- **EXERCISE GOAL**: Repeat verbatim, and only, the lines of the data below, beginning at the line that contains "u32 *bits = src.bits" and stopping after the line that contains "ENSURE(c->cg_blk, ((size_t)n_blk + 1) * 4);".

⁂

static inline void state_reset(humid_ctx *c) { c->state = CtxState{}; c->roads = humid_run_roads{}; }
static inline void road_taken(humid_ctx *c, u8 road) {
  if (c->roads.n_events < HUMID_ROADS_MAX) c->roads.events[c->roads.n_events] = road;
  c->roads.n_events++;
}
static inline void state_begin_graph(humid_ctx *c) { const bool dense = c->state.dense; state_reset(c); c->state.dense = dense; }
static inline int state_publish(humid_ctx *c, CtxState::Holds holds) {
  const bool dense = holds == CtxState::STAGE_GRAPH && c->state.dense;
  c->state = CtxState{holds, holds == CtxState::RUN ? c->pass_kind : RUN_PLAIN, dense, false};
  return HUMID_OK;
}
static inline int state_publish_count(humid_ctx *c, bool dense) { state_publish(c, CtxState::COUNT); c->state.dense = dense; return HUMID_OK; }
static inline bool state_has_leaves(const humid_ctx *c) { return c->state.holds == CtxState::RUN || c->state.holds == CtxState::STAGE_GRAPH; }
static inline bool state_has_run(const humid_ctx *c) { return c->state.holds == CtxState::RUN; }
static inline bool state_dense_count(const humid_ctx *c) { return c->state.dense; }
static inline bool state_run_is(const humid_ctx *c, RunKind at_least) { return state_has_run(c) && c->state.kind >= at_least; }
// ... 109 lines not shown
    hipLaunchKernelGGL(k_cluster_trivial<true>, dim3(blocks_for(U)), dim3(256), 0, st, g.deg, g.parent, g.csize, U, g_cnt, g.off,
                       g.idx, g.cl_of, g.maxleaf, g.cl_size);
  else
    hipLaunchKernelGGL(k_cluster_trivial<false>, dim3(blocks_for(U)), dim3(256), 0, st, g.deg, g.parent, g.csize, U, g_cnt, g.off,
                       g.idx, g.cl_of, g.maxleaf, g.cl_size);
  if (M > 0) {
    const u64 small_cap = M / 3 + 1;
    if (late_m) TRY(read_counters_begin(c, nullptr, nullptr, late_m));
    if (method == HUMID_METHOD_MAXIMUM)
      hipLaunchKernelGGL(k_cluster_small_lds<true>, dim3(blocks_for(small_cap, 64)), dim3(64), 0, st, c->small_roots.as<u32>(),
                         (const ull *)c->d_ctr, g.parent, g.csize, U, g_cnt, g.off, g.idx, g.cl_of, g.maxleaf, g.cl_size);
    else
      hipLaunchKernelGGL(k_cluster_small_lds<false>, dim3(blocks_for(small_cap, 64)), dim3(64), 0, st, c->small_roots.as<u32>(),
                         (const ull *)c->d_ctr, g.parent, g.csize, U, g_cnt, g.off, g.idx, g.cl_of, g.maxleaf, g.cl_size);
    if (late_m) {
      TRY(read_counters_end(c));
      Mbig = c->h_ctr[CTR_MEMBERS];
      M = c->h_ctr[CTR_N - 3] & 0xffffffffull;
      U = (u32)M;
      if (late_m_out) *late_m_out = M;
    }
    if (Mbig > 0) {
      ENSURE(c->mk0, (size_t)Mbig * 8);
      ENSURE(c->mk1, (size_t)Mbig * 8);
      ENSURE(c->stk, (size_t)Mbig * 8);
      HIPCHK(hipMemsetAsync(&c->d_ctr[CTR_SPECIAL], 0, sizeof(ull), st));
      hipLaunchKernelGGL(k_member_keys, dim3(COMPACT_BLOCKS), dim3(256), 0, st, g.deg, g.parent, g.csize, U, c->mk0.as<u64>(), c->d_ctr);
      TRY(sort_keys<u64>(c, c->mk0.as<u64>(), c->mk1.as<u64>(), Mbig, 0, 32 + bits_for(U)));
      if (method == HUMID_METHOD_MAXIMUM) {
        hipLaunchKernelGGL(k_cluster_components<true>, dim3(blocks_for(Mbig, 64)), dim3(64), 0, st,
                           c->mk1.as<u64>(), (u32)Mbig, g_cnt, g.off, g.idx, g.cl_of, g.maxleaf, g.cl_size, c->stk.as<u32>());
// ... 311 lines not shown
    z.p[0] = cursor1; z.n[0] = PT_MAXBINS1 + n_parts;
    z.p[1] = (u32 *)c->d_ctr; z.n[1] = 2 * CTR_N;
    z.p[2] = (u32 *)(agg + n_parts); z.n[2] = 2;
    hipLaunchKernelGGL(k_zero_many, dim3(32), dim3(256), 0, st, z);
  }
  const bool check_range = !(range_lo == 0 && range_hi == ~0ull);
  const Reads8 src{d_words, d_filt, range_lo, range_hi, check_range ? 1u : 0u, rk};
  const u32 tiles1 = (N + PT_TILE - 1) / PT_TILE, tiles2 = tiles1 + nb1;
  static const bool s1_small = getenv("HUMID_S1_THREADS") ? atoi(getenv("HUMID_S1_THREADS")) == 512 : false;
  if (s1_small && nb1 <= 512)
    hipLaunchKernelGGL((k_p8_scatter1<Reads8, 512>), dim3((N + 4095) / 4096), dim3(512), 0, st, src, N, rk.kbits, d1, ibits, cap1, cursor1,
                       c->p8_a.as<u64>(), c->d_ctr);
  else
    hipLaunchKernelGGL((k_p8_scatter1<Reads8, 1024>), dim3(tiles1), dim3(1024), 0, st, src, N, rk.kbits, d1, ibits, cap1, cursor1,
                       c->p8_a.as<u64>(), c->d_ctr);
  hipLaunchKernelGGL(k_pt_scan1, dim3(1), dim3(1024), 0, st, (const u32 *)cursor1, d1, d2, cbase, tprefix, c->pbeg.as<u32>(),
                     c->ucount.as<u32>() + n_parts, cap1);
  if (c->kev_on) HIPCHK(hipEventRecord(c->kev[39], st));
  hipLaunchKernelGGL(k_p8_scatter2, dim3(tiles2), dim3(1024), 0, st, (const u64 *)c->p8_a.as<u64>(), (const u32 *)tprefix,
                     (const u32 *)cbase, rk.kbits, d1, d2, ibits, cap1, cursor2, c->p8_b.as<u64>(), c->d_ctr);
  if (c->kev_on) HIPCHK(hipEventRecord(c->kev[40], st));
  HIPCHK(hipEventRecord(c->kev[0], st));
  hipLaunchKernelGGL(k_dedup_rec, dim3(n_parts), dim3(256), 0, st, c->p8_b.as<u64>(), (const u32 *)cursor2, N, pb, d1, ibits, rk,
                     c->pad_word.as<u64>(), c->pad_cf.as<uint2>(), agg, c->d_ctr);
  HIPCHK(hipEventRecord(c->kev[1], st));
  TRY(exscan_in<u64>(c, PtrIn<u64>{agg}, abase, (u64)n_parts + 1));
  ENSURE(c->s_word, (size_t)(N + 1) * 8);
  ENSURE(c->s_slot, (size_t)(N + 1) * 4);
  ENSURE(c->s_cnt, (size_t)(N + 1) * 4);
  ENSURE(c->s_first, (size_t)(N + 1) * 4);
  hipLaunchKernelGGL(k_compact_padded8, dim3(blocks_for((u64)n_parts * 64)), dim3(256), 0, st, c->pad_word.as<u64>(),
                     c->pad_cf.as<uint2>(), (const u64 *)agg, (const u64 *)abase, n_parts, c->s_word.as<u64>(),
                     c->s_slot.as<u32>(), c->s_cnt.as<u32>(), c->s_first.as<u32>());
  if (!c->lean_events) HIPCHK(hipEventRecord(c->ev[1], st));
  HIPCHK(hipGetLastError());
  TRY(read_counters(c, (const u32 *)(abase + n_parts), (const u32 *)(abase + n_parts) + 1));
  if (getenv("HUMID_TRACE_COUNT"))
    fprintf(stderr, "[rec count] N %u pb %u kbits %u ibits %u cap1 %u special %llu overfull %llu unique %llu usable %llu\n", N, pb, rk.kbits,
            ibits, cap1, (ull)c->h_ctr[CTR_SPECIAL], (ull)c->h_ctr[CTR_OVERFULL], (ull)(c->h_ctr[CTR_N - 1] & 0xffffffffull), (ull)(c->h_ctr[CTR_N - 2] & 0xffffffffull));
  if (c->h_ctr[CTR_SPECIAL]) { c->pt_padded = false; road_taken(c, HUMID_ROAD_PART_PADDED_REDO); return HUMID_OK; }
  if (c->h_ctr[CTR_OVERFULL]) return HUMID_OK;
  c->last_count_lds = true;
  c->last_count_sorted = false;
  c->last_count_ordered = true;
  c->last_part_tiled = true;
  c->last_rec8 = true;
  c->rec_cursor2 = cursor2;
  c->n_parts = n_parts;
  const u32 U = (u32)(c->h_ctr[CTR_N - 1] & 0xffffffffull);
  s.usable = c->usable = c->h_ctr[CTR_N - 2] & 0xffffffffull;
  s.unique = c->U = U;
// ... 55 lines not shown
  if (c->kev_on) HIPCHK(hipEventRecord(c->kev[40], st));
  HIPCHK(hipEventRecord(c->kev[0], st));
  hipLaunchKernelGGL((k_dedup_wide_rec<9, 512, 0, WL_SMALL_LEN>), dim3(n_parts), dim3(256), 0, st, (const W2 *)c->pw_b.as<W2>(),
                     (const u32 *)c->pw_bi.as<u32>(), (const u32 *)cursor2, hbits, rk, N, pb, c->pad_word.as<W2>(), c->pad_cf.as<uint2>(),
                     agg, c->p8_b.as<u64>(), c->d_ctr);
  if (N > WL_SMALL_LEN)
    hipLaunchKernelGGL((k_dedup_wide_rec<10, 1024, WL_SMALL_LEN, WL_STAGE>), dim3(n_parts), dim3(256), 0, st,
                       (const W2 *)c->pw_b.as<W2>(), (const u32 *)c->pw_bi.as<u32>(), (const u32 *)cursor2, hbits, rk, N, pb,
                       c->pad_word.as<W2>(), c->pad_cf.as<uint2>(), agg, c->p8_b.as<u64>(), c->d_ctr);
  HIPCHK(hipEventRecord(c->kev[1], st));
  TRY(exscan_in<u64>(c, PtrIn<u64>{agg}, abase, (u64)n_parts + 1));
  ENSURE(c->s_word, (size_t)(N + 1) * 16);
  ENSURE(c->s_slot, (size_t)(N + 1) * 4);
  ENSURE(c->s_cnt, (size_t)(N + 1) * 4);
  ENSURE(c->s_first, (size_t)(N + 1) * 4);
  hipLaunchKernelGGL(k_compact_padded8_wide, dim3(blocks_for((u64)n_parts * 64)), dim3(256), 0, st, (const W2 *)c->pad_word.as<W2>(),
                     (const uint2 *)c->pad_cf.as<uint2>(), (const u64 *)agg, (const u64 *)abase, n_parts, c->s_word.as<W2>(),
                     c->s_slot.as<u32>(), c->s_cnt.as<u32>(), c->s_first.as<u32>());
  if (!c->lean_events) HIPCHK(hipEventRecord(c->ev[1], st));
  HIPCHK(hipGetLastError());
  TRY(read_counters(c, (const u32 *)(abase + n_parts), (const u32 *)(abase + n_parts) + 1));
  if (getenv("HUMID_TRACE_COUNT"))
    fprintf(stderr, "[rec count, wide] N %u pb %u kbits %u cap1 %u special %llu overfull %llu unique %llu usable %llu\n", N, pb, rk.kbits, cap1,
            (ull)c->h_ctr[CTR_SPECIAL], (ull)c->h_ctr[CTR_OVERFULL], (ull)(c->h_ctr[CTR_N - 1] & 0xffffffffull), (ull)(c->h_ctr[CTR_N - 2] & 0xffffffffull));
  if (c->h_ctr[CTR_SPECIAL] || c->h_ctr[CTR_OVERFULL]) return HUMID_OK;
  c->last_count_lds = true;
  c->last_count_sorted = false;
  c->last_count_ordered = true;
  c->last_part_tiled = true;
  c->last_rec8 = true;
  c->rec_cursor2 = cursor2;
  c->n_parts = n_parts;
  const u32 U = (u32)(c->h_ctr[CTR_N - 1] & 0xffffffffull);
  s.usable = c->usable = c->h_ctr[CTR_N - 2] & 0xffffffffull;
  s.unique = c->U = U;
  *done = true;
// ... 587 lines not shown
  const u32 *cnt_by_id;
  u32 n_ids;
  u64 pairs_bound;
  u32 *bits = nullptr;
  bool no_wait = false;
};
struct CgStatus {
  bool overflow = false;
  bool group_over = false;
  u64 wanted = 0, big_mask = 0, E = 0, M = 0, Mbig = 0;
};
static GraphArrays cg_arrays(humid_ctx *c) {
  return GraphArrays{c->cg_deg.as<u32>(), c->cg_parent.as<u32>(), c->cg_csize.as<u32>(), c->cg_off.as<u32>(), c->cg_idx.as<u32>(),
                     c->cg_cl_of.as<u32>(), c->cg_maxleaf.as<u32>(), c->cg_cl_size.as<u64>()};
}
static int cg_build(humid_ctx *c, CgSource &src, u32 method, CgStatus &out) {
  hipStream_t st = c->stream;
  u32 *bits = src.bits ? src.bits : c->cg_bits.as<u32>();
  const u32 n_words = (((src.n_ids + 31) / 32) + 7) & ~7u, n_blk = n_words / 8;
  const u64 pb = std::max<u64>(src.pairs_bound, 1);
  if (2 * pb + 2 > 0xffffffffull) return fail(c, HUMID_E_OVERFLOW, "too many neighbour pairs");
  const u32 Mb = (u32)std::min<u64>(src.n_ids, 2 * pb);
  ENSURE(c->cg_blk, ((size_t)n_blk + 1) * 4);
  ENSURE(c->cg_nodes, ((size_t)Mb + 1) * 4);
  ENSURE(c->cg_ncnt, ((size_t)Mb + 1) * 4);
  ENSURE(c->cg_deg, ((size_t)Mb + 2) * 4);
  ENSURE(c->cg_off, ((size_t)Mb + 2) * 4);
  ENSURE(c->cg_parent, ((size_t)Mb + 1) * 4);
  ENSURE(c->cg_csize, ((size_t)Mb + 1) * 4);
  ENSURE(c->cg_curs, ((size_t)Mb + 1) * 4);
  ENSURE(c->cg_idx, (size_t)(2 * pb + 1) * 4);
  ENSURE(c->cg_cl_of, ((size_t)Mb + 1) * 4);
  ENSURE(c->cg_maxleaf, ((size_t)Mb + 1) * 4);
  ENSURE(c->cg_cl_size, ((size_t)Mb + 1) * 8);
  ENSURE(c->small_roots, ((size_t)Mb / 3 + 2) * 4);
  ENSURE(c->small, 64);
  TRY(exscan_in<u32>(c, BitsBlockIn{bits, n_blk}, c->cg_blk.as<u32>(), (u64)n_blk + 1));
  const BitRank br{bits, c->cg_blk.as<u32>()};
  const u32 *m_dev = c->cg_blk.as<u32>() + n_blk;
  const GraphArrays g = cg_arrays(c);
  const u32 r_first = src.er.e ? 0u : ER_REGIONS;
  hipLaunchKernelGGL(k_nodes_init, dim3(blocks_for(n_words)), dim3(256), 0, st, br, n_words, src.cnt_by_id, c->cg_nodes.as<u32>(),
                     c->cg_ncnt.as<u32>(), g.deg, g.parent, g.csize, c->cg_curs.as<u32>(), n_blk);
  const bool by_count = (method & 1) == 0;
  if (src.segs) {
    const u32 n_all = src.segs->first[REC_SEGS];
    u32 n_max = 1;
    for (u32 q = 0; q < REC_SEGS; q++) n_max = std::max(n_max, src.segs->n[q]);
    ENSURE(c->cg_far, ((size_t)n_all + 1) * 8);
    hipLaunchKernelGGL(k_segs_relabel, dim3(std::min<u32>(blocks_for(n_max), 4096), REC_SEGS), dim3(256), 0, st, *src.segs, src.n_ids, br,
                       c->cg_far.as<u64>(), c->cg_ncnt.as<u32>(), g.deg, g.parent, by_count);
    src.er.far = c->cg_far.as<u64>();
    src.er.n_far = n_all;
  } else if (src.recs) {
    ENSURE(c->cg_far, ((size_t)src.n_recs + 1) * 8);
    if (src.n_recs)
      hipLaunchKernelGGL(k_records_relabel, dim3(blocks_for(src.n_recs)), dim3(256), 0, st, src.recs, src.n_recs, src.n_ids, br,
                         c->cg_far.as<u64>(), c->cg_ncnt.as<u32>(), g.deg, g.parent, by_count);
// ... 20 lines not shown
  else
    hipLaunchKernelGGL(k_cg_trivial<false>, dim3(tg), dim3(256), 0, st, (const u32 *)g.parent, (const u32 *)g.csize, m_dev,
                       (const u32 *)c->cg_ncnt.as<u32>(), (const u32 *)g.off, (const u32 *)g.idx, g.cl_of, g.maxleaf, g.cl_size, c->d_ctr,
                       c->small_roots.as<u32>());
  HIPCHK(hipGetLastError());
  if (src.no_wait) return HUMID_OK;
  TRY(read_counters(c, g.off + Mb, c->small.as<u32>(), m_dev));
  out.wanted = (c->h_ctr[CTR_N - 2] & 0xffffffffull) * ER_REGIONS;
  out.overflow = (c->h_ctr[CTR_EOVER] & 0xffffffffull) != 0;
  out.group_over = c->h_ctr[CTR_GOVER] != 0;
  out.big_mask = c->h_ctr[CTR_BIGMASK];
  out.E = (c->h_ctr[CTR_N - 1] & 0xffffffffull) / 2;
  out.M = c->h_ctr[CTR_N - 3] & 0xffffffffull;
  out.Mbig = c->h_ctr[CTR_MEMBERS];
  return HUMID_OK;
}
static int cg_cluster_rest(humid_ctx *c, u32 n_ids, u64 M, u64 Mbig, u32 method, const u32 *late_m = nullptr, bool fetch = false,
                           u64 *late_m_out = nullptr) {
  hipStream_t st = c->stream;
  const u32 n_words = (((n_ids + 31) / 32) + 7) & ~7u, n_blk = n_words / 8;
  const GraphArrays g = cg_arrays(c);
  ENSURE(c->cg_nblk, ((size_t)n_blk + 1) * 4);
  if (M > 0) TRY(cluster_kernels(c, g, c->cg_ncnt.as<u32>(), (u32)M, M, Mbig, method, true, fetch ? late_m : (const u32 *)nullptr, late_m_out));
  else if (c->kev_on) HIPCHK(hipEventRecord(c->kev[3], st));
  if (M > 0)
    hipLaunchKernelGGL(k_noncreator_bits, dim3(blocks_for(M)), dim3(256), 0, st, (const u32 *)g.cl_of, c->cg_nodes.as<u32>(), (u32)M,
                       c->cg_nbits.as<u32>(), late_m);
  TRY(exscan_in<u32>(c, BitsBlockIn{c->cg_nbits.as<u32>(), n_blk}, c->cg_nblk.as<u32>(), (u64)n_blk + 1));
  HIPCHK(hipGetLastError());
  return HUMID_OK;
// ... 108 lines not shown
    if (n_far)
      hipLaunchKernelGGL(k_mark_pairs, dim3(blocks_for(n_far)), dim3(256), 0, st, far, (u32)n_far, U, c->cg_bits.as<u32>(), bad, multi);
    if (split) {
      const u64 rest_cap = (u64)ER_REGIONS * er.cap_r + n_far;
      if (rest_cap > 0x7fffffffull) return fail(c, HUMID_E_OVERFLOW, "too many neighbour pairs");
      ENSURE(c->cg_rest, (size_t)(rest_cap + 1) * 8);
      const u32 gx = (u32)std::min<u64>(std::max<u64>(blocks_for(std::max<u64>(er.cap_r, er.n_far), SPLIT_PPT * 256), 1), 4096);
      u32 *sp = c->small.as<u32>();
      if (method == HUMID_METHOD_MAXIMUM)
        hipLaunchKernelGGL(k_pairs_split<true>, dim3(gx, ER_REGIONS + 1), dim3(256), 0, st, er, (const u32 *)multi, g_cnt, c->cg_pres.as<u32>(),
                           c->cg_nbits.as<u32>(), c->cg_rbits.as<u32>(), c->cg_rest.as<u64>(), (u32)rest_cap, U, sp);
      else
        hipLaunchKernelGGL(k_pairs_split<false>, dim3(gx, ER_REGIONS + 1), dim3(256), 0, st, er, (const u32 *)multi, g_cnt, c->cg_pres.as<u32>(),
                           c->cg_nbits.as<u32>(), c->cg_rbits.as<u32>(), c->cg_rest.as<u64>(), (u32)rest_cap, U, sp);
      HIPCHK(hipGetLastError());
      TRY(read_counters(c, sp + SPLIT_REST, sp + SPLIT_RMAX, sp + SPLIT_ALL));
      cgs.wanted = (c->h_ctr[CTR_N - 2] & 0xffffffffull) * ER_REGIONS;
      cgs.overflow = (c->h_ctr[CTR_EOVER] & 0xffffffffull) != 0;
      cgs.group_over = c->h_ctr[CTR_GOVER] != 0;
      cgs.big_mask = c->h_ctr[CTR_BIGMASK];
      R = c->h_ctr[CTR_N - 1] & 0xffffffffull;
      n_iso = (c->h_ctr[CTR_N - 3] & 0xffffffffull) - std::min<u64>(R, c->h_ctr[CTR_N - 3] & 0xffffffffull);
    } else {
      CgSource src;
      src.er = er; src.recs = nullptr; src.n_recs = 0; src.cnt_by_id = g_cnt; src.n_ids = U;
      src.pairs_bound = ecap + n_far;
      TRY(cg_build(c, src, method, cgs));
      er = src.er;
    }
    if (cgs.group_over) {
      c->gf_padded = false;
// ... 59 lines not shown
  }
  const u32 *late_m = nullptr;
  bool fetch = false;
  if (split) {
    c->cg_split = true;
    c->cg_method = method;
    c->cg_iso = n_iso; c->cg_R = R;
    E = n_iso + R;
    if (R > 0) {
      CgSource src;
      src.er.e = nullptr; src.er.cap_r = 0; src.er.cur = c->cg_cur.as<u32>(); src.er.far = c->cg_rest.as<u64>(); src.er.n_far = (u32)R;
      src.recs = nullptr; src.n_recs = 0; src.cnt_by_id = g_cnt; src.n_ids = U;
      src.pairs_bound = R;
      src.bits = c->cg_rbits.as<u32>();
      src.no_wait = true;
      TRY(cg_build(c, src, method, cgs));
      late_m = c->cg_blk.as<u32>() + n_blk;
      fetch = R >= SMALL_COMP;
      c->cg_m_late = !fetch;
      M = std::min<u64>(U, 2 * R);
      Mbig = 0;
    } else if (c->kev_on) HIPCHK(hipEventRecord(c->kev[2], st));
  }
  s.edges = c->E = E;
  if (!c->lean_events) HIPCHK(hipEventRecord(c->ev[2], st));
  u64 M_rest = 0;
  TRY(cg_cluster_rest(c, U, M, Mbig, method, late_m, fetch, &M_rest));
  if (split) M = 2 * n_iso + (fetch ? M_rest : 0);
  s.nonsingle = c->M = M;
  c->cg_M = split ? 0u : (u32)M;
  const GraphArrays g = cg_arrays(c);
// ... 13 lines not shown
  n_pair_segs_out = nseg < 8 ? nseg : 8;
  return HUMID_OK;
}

⁂

- **ANSWER SECTION**:
  u32 *bits = src.bits ? src.bits : c->cg_bits.as<u32>();
  const u32 n_words = (((src.n_ids + 31) / 32) + 7) & ~7u, n_blk = n_words / 8;
  const u64 pb = std::max<u64>(src.pairs_bound, 1);
  if (2 * pb + 2 > 0xffffffffull) return fail(c, HUMID_E_OVERFLOW, "too many neighbour pairs");
  const u32 Mb = (u32)std::min<u64>(src.n_ids, 2 * pb);
  ENSURE(c->cg_blk, ((size_t)n_blk + 1) * 4);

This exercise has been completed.